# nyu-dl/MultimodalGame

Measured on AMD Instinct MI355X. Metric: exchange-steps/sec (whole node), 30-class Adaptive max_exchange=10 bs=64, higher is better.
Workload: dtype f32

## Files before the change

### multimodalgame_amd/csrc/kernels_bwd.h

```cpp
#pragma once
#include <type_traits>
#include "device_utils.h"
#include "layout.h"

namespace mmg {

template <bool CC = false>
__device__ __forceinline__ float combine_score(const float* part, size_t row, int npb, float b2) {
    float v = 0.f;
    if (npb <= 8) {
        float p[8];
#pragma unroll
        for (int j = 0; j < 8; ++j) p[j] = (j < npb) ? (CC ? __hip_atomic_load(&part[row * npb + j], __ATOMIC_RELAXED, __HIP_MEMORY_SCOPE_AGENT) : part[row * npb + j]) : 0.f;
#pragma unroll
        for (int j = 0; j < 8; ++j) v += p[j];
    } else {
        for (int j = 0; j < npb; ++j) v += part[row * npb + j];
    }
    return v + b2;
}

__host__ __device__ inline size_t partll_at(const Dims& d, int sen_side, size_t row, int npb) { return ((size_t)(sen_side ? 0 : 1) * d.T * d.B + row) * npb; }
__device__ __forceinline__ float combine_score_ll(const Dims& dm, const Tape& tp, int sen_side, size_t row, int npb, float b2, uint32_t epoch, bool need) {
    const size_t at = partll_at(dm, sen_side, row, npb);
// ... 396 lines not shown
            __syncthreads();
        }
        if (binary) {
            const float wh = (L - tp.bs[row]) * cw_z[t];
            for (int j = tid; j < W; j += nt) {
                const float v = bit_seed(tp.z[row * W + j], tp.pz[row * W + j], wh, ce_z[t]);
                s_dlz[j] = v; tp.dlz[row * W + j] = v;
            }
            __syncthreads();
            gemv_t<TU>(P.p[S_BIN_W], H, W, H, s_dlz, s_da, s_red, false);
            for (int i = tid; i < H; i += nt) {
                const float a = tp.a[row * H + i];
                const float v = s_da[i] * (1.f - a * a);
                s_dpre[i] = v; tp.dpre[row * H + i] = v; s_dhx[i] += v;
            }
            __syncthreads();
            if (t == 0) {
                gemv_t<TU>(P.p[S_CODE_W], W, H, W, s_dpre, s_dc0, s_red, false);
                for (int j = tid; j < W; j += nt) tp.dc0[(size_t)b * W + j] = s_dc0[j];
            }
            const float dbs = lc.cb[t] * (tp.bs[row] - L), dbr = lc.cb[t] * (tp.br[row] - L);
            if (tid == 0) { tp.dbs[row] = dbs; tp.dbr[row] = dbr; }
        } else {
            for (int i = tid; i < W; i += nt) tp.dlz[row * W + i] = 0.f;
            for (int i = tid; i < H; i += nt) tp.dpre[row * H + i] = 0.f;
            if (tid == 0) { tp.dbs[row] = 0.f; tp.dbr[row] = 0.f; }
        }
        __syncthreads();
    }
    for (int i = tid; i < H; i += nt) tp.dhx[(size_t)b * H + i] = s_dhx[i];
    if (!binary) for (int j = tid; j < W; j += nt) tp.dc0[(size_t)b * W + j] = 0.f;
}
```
--- --- ---
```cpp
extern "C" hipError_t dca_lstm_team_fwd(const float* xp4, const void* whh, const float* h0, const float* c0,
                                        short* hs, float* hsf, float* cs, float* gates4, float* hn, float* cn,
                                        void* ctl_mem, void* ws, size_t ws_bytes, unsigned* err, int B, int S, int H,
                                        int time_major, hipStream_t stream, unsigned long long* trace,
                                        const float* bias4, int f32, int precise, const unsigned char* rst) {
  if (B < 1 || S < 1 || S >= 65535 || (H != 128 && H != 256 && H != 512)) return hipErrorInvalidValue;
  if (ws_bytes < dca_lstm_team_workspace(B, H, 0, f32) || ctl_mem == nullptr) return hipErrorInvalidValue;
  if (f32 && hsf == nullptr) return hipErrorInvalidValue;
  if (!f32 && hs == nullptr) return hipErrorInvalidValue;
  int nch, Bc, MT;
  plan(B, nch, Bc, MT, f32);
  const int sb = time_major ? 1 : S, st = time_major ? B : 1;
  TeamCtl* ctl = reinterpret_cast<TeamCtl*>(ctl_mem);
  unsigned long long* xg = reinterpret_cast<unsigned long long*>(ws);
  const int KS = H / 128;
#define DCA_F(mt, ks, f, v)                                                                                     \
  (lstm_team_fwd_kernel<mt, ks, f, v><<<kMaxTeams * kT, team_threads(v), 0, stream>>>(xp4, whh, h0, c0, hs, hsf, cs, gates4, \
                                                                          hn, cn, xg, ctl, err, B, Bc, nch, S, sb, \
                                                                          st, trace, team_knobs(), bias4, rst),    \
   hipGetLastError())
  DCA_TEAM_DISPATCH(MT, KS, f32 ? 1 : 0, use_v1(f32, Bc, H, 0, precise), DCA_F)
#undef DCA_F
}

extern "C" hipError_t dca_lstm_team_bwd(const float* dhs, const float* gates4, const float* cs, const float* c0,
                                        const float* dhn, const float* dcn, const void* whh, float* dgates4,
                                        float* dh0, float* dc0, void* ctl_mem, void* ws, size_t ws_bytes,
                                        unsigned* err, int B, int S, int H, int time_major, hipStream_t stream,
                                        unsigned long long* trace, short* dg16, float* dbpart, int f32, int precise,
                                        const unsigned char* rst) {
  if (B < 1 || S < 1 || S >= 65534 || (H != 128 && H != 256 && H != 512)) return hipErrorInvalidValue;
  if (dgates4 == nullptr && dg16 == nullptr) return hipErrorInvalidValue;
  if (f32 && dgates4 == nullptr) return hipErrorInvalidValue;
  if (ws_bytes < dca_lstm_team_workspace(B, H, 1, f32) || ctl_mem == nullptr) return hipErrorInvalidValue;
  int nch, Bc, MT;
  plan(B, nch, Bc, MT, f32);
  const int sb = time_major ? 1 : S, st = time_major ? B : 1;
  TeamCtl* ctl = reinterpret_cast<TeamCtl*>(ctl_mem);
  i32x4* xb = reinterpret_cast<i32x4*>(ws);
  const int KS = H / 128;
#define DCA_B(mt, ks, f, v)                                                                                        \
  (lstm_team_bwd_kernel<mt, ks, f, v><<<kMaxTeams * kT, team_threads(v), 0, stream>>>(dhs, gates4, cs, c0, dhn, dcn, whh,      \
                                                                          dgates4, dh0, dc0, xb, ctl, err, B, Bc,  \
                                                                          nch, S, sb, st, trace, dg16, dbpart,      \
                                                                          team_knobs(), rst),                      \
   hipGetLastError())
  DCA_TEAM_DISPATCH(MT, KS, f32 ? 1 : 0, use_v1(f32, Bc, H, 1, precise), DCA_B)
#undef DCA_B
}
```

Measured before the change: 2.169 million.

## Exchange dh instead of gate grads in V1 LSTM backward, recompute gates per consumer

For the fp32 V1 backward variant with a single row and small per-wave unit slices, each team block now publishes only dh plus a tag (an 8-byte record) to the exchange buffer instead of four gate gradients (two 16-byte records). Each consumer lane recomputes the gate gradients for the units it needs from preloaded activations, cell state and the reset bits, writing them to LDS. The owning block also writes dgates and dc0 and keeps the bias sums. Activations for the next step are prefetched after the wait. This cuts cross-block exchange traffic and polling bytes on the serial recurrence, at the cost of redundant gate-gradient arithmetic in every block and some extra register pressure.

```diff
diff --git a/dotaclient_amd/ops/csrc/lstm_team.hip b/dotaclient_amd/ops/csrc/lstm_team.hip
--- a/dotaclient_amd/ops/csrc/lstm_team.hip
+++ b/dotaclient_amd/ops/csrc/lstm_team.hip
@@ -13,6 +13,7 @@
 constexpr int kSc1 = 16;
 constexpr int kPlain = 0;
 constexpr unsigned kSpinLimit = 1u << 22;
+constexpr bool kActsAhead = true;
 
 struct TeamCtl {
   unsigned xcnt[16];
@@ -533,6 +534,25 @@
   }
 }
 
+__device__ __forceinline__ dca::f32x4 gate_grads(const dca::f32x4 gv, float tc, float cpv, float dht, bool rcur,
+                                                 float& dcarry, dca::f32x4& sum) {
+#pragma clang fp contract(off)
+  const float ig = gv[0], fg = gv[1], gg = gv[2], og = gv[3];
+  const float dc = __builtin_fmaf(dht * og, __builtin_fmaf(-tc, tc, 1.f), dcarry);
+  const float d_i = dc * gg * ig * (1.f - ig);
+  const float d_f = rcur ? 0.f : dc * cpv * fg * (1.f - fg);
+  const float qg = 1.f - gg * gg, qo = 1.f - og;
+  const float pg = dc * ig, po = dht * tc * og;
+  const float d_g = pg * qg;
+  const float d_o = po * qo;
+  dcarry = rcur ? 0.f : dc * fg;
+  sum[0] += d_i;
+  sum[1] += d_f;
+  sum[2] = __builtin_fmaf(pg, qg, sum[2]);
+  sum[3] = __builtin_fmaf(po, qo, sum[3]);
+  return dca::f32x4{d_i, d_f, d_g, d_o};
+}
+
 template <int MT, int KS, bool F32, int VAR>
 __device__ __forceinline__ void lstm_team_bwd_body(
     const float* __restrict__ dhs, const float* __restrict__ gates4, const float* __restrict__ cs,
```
--- --- ---
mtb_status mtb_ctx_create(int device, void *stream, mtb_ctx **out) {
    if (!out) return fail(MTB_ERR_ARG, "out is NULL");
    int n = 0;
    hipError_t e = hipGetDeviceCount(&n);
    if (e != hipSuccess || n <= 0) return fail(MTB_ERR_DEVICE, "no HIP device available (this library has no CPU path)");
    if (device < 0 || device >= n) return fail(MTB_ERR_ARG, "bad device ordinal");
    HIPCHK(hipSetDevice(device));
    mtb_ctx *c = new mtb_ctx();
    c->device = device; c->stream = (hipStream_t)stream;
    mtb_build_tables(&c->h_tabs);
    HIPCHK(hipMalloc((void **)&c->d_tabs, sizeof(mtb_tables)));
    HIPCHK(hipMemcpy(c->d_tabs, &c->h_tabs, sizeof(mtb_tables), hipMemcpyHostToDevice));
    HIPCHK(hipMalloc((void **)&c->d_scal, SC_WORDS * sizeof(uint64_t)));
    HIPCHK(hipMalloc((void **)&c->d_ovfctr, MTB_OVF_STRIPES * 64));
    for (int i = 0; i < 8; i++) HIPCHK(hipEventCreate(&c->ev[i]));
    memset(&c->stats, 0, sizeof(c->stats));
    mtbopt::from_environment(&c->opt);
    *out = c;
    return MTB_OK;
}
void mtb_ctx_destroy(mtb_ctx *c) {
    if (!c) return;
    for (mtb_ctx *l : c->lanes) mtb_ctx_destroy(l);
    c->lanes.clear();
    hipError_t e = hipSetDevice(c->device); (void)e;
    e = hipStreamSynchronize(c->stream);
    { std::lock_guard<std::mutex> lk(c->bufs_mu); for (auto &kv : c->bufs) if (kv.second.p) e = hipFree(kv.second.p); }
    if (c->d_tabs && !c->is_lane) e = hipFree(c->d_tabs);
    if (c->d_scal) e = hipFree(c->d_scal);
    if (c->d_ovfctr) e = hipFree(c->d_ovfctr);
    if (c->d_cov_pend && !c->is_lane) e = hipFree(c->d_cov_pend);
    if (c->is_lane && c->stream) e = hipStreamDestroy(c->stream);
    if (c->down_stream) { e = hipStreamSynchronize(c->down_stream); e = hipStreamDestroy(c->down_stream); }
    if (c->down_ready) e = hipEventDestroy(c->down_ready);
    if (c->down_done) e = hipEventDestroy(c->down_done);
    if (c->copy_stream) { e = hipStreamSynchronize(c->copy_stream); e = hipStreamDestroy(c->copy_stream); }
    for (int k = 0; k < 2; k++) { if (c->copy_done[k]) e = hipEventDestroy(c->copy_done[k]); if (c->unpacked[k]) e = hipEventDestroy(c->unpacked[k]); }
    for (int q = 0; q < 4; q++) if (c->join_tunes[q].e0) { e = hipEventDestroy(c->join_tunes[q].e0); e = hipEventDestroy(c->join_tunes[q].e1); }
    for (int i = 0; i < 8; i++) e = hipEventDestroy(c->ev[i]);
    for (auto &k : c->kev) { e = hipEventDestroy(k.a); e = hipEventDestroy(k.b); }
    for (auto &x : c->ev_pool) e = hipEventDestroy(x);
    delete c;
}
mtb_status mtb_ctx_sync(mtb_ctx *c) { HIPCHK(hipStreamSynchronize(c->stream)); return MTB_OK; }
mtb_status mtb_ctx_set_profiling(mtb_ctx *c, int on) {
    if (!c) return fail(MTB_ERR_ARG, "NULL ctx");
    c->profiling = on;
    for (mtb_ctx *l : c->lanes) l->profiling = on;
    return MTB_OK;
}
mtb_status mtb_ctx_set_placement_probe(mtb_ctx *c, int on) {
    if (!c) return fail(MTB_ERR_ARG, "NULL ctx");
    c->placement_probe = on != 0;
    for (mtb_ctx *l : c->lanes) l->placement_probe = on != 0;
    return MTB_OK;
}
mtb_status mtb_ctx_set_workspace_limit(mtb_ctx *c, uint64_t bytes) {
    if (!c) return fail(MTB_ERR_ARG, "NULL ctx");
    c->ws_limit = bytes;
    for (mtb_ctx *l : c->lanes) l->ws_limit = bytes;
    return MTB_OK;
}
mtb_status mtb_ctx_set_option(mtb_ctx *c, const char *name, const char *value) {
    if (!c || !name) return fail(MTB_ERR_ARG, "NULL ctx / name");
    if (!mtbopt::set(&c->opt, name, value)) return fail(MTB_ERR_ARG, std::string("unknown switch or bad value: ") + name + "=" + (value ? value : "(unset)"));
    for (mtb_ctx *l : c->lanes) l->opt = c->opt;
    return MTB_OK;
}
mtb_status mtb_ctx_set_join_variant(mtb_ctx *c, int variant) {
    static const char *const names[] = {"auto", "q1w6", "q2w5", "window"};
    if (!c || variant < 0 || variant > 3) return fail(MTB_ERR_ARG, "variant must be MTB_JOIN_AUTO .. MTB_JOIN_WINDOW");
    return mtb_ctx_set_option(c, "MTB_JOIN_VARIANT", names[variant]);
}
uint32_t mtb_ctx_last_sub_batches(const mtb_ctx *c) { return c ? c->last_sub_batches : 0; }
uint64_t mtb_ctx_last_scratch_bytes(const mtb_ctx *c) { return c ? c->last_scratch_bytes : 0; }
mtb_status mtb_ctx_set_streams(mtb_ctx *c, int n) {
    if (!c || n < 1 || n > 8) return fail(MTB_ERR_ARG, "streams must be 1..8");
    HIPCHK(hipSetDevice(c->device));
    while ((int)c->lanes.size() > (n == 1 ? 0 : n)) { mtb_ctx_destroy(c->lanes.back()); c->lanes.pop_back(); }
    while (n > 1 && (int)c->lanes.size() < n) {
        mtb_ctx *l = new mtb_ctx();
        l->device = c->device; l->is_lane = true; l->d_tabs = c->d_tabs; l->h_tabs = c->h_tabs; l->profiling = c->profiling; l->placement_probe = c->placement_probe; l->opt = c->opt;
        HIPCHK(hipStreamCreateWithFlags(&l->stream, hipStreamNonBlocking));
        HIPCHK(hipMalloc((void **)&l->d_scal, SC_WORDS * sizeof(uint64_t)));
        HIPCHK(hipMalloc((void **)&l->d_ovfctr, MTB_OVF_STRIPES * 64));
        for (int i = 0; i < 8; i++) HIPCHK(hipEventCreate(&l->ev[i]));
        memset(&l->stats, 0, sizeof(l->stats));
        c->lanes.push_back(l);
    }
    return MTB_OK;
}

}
--- --- ---
# WHAT YOU WILL DO
Copy every line of the listing where the word "memset" appears.

# SOLVED PROBLEM
    memset(&c->stats, 0, sizeof(c->stats));
        memset(&l->stats, 0, sizeof(l->stats));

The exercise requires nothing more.